[Dataset entries]

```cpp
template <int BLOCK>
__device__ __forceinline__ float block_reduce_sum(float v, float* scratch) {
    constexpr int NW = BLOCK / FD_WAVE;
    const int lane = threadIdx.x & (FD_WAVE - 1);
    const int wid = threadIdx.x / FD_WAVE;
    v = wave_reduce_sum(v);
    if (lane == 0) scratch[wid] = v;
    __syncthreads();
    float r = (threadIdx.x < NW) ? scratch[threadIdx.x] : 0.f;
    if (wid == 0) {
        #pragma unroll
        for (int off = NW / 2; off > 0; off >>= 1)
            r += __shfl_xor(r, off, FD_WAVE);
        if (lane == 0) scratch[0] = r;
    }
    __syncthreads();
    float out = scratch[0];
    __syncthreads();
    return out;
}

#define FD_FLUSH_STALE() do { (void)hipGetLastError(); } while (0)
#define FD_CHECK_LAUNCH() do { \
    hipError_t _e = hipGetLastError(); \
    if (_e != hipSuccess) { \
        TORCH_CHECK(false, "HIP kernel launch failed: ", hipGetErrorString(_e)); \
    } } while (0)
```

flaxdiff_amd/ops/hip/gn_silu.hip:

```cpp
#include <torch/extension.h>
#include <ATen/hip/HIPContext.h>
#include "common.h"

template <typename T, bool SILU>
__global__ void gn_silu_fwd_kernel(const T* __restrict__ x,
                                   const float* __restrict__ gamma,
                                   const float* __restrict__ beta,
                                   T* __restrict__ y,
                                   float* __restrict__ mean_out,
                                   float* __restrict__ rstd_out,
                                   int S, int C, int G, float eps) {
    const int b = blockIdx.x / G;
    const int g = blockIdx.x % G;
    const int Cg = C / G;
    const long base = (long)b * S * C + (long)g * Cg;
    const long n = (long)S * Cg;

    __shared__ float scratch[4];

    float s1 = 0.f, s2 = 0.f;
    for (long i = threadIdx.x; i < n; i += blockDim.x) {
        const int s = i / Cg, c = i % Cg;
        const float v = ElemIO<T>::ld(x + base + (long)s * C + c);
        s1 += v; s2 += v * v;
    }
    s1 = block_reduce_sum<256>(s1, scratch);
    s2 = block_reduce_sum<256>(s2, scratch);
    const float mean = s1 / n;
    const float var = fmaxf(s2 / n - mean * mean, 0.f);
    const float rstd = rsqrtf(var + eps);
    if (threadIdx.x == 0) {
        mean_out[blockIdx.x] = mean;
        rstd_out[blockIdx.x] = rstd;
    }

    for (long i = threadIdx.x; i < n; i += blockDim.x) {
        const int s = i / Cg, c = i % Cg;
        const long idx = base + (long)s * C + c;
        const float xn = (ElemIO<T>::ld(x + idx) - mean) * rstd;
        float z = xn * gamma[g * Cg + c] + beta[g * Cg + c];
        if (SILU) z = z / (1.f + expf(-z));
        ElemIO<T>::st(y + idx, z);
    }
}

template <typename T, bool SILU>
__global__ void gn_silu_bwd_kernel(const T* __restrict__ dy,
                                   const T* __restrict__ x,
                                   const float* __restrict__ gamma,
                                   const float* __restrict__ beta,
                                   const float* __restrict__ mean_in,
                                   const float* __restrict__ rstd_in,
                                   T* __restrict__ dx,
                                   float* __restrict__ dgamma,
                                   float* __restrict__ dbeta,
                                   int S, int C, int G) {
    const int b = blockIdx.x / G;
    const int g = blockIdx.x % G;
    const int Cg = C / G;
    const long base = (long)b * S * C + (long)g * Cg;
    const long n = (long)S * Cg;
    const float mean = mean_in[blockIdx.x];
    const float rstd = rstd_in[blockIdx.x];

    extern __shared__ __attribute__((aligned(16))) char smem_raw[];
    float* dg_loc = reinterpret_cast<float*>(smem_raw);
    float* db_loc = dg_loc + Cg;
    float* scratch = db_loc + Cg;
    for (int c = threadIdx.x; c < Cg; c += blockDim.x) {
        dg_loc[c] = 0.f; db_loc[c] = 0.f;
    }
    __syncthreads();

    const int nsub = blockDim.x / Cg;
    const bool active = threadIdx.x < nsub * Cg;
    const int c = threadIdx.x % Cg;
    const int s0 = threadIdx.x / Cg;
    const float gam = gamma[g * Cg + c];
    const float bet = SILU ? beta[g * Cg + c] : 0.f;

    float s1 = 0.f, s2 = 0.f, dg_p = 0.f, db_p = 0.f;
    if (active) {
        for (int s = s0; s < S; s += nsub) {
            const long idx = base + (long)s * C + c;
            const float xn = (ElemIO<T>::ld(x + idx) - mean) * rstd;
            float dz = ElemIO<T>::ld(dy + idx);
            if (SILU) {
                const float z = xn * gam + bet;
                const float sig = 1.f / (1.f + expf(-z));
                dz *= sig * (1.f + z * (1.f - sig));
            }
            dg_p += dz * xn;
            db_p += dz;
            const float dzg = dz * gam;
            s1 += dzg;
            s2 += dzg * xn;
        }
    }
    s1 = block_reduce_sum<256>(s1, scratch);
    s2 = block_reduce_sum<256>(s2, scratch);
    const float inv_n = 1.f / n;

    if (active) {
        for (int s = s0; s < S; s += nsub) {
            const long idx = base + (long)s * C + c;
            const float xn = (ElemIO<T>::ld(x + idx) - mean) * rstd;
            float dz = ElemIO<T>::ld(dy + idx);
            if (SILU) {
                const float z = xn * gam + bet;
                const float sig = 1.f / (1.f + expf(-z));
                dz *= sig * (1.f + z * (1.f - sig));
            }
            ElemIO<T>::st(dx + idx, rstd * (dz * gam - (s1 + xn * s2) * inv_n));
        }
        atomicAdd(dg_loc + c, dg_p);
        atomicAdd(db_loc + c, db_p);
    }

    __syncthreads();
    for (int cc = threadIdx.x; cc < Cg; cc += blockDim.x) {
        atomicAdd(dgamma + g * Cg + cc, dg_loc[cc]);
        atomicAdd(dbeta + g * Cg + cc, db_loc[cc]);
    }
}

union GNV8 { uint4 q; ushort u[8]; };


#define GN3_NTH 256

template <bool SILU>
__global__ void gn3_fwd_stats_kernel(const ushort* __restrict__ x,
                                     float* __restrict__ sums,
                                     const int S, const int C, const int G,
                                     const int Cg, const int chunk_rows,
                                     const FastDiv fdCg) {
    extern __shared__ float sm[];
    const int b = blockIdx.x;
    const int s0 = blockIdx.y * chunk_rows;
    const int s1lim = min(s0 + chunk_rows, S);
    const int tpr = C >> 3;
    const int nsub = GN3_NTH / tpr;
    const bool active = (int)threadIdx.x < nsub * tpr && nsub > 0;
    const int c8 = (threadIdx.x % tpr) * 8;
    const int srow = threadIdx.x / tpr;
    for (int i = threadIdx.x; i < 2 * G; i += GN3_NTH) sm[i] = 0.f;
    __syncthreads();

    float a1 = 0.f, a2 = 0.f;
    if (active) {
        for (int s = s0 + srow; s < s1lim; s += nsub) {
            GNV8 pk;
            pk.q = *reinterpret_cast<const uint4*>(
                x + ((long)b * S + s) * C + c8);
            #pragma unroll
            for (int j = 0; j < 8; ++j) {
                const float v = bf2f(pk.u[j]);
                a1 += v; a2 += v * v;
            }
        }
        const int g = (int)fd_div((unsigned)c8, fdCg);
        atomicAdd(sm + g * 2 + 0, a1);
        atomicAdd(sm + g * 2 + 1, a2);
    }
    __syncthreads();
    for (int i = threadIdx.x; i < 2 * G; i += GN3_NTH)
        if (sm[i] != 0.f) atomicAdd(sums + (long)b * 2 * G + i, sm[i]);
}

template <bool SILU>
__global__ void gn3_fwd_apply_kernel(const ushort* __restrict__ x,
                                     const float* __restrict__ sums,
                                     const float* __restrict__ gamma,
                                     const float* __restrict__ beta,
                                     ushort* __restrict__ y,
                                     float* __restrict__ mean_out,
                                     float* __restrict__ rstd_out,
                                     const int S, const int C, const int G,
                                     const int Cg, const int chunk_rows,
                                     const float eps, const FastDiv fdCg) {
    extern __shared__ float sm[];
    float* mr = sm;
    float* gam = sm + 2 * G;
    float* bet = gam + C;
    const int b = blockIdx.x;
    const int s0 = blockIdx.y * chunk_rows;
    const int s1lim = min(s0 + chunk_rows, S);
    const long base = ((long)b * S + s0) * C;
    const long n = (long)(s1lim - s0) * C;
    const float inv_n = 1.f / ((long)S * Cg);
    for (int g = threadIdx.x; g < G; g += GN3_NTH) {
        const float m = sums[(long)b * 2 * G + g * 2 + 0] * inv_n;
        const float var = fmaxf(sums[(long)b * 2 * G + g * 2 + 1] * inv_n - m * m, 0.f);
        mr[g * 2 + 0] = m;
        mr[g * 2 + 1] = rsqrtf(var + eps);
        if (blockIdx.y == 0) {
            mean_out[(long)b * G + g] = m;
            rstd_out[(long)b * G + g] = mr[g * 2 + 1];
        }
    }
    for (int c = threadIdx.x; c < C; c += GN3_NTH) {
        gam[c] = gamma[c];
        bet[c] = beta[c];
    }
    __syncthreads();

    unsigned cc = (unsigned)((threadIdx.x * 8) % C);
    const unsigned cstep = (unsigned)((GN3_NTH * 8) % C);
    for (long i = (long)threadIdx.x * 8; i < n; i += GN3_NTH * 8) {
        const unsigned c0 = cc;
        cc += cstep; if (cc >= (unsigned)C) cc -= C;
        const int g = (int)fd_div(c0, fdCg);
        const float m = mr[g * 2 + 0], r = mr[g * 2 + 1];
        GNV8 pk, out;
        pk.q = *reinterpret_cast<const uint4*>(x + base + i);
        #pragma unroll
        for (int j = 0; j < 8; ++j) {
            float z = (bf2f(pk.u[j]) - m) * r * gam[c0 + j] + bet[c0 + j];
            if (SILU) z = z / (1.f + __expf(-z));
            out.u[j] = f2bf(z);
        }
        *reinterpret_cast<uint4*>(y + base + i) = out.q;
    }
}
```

...

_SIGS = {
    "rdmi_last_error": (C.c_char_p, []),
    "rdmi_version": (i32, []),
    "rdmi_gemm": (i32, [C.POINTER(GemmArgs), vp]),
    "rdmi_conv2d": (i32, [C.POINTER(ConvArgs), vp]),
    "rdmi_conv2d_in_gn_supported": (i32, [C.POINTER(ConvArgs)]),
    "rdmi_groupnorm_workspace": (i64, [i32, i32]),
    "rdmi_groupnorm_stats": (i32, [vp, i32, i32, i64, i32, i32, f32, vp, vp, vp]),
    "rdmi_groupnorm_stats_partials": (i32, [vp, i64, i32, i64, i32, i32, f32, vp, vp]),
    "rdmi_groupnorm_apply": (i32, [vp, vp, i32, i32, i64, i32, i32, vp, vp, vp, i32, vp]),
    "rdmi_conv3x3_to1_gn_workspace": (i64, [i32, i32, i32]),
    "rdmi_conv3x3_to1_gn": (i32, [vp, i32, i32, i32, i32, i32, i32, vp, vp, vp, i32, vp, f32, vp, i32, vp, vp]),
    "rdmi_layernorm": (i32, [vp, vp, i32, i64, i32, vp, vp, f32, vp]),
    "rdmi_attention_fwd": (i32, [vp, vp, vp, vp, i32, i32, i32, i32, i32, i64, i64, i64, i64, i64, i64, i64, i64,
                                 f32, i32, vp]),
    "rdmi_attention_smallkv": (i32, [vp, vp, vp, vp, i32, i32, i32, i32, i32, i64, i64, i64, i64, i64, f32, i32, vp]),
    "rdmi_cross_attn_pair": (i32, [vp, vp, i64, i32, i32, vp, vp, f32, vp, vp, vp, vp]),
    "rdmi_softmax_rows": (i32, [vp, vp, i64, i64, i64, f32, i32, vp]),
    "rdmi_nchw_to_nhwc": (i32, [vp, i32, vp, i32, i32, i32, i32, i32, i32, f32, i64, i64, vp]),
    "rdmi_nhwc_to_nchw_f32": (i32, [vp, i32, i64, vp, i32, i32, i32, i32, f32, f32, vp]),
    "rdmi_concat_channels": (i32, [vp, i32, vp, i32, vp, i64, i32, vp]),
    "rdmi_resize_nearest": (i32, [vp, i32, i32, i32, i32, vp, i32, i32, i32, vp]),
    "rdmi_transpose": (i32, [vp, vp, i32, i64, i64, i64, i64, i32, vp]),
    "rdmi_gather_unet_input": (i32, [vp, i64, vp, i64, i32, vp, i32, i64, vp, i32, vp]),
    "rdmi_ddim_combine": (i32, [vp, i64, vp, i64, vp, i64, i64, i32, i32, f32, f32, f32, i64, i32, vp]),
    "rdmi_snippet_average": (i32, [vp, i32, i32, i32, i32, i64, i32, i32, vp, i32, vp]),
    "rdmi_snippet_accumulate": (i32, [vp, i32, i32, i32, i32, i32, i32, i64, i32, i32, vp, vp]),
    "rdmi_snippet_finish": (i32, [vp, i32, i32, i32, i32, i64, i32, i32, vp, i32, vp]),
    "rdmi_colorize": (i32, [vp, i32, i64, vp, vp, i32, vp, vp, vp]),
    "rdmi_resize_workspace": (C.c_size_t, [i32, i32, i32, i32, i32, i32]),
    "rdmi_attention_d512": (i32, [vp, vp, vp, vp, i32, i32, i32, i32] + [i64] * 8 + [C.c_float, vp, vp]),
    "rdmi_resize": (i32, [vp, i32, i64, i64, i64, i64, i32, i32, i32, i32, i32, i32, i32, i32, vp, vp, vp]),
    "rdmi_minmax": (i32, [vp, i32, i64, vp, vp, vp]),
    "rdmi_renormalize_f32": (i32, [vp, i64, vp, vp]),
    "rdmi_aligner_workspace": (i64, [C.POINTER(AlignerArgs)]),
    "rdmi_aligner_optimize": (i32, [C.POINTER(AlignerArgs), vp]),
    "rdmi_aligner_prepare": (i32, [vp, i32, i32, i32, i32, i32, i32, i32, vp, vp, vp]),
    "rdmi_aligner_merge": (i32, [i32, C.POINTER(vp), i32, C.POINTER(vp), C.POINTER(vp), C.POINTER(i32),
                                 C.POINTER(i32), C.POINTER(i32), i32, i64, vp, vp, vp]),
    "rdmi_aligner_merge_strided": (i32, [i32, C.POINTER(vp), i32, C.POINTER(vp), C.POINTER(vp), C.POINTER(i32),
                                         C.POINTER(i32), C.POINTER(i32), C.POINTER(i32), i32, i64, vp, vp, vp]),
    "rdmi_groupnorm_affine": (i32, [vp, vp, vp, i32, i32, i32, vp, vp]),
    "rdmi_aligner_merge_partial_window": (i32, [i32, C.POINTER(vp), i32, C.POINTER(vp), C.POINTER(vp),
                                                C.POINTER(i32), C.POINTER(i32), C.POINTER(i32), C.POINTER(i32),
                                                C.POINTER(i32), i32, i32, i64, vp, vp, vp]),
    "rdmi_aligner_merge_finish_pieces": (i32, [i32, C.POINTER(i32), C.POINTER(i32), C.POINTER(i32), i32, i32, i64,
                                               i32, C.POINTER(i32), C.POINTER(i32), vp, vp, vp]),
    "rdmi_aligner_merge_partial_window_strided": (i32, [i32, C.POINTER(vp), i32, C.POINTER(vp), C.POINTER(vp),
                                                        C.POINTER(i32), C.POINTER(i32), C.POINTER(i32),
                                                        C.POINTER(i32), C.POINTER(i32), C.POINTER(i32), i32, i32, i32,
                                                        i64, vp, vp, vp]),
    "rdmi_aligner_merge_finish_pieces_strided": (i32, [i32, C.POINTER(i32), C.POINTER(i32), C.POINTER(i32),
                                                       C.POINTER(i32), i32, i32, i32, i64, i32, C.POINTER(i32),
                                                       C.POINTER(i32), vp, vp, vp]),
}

| BRIEF |
What lines above contain the string "nsub"? Copy all of them.

| SOLUTION FOR THIS TASK |
    const int nsub = blockDim.x / Cg;
    const bool active = threadIdx.x < nsub * Cg;
        for (int s = s0; s < S; s += nsub) {
        for (int s = s0; s < S; s += nsub) {
    const int nsub = GN3_NTH / tpr;
    const bool active = (int)threadIdx.x < nsub * tpr && nsub > 0;
        for (int s = s0 + srow; s < s1lim; s += nsub) {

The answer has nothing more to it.